Minnesota governor Jesse Ventura describes his politics and his life with a simplicity that his supporters will cheer as fist-shaking bolts of truth and that his detractors will pan as loud, flippant and glib. The text first outlines Ventura's political platform ("less government is more" just about sums it up), then tracks his life through roles as blue-collar bad boy, Navy Seal, pro wrestler, wrestling commentator, film star, mayor, talk-radio host and, finally, campaigner and governor. Ventura likes to play the angry man in the bar complaining about the bums in office. Like most Reform Party candidates, he doesn't believe government can do much anyway. Eighty percent of the book is autobiography, a series of American success stories about the man who doesn't believe in the word can't. His ego appears to play such a large role in his persona that even his claim that he doesn't want to be called upon to be president exudes a scent of sham modesty. Ventura fan or not, any reader can appreciate the story of this man's desire to unseat "the old boy network" and engage the people. But the chapters on his entertainment years, and Ventura's incessant name-dropping, ultimately undermine his premiseÄthat he isn't a politician, just a private-sector Joe. At times, Ventura is so entertaining that readers might forget, temporarily, that he's a celebrity politician employing the advantage of his fame. (June) (c) Copyright PWxyz, LLC. All rights reserved

From Library Journal:

The packaging for this audio describes it as half "Mr. Smith Goes to Washington." Mr.
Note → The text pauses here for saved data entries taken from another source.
constexpr int GROWS = 128;
template <bool DO_N, bool DO_T>
__global__ __launch_bounds__(BLK) void grouped_gemv_k(const GroupDesc *__restrict__ tab)
{
    const GroupDesc d = tab[blockIdx.z];
    const int lane = threadIdx.x & 63, wave = threadIdx.x >> 6;
    const int tile = blockIdx.x, chunk = blockIdx.y * 4 + wave;
    __shared__ float ldsT[DO_T ? 4 * MAXCW : 4];
    if (tile * GROWS >= d.nr || chunk * d.cpc >= d.nc) return;
    const int r0 = tile * GROWS + lane, r1 = r0 + 64;
    const bool ok0 = r0 < d.nr, ok1 = r1 < d.nr;
    const int c0 = chunk * d.cpc, c1 = min(d.nc, c0 + d.cpc);
    const float *__restrict__ A = d.A;
    const size_t lda = (size_t)d.nr;
    float xt0 = 0.0f, xt1 = 0.0f, acc0 = 0.0f, acc1 = 0.0f;
    if constexpr (DO_T) { xt0 = ok0 ? d.xt[r0] : 0.0f; xt1 = ok1 ? d.xt[r1] : 0.0f; }
    float *lw = ldsT + wave * (DO_T ? MAXCW : 1);
    int c = c0;
    for (; c + 8 <= c1; c += 8) {
        float a0[8], a1[8];
#pragma unroll
        for (int u = 0; u < 8; ++u) {
            const float *col = A + (size_t)(c + u) * lda;
            a0[u] = ok0 ? __builtin_nontemporal_load(col + r0) : 0.0f;
            a1[u] = ok1 ? __builtin_nontemporal_load(col + r1) : 0.0f;
        }
        if constexpr (DO_N) {
#pragma unroll
            for (int u = 0; u < 8; ++u) { const float xs = d.xn[c + u]; acc0 = fmaf(a0[u], xs, acc0); acc1 = fmaf(a1[u], xs, acc1); }
        }
        if constexpr (DO_T) {
            float p[8];
#pragma unroll
            for (int u = 0; u < 8; ++u) p[u] = fmaf(a0[u], xt0, a1[u] * xt1);
            const float r = multi_reduce<8>(p, lane);
            if ((lane & 7) == 0) lw[c - c0 + (lane >> 3)] = r;
        }
    }
    for (; c < c1; ++c) {
        const float *col = A + (size_t)c * lda;
        const float a0 = ok0 ? col[r0] : 0.0f, a1 = ok1 ? col[r1] : 0.0f;
        if constexpr (DO_N) { const float xs = d.xn[c]; acc0 = fmaf(a0, xs, acc0); acc1 = fmaf(a1, xs, acc1); }
        if constexpr (DO_T) { const float r = wave_sum(fmaf(a0, xt0, a1 * xt1)); if (lane == 0) lw[c - c0] = r; }
    }
    if constexpr (DO_N) {
        float *dst = d.partN + (size_t)chunk * d.nr;
        if (ok0) dst[r0] = acc0;
        if (ok1) dst[r1] = acc1;
    }
    if constexpr (DO_T) {
        __builtin_amdgcn_s_waitcnt(0xc07f);
        __builtin_amdgcn_wave_barrier();
        float *dst = d.partT + (size_t)tile * d.nc + c0;
        for (int t = lane; t < c1 - c0; t += 64) dst[t] = lw[t];
    }
}

__global__ void finalize_k(size_t n, const float *__restrict__ part, int np, size_t stride, float alpha, float beta,
                           float *__restrict__ y, const int *__restrict__ stop)
{
    if (stop != nullptr && *stop != 0) return;
    for (size_t i = blockIdx.x * (size_t)BLK + threadIdx.x; i < n; i += (size_t)gridDim.x * BLK) {
        double sd = 0.0;
        for (int k = 0; k < np; ++k) sd += (double)part[(size_t)k * stride + i];
        const float s = (float)sd;
        y[i] = (beta == 0.0f) ? alpha * s : alpha * s + beta * y[i];
    }
}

Smith wanted to channel federal dollars to fund a visionary national boys camp; Ventura wants to take funds away from government programs to give tax cuts to individuals. This three-hour whining session contains not one other shred of real policy--just complaints about unfair government practices. It's the sad story of a frat house-style rebellion on Minnesota campuses that reeled horribly out of control and for which now the people of that state must suffer through the inane antics and ignorant thought processes of Ventura for the next few years. The hardest part is the governor's gloating about how the election was the result of his "plan," and how (who knows?) the next stop may be the presidency of the United States. Definitely not recommended.--Mark Pumphrey, Polk Cty. P.L., Columbus, NC (c) Copyright 2010. Library Journals LLC, a wholly owned subsidiary of Media Source, Inc. No redistribution permitted.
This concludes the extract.